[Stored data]

____

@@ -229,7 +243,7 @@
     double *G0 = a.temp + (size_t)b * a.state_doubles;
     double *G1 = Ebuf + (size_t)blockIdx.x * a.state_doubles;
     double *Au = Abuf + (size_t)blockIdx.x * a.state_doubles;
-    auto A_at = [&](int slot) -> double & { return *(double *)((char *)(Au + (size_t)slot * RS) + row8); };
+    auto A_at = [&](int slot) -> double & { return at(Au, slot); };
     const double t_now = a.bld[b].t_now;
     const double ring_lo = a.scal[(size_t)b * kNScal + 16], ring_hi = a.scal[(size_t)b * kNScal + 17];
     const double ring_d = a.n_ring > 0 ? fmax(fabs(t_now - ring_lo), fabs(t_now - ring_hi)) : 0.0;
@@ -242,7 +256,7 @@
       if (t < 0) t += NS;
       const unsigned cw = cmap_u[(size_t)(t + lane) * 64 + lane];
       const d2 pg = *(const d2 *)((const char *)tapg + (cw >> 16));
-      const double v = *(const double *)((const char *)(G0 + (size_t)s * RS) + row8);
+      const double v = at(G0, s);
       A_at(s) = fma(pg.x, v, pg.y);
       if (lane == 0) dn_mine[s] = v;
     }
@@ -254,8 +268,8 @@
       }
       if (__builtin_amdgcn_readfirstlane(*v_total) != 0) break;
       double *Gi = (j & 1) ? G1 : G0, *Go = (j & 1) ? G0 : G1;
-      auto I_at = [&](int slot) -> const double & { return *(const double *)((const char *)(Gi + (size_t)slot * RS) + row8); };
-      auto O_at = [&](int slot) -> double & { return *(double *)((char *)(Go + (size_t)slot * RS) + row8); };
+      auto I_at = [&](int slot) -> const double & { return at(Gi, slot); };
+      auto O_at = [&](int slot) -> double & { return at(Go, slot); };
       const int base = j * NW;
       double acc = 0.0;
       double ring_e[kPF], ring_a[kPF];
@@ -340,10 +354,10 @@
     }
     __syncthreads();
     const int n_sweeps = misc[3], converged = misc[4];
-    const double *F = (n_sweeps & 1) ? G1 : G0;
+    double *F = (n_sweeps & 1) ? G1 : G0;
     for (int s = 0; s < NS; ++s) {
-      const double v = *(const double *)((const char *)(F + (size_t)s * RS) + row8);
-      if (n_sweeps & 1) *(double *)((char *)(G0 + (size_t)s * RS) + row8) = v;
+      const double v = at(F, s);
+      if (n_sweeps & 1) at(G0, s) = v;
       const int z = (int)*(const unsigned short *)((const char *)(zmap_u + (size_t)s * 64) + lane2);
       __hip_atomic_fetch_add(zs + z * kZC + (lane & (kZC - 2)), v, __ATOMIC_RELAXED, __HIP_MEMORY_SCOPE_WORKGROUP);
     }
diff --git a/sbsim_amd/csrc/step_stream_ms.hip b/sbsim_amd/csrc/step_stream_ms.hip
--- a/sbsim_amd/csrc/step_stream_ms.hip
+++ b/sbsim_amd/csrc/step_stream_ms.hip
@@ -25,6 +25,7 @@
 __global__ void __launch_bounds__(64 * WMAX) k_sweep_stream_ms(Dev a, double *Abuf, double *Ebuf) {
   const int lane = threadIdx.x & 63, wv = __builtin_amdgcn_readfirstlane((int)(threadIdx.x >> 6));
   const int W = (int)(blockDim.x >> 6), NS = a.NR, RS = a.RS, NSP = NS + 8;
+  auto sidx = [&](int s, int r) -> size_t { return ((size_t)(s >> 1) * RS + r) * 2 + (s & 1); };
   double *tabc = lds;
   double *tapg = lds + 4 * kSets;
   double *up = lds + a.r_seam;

____

# Exercise
Scan the entries for the string "return" and report only how many lines contain it.

# Exercise output
7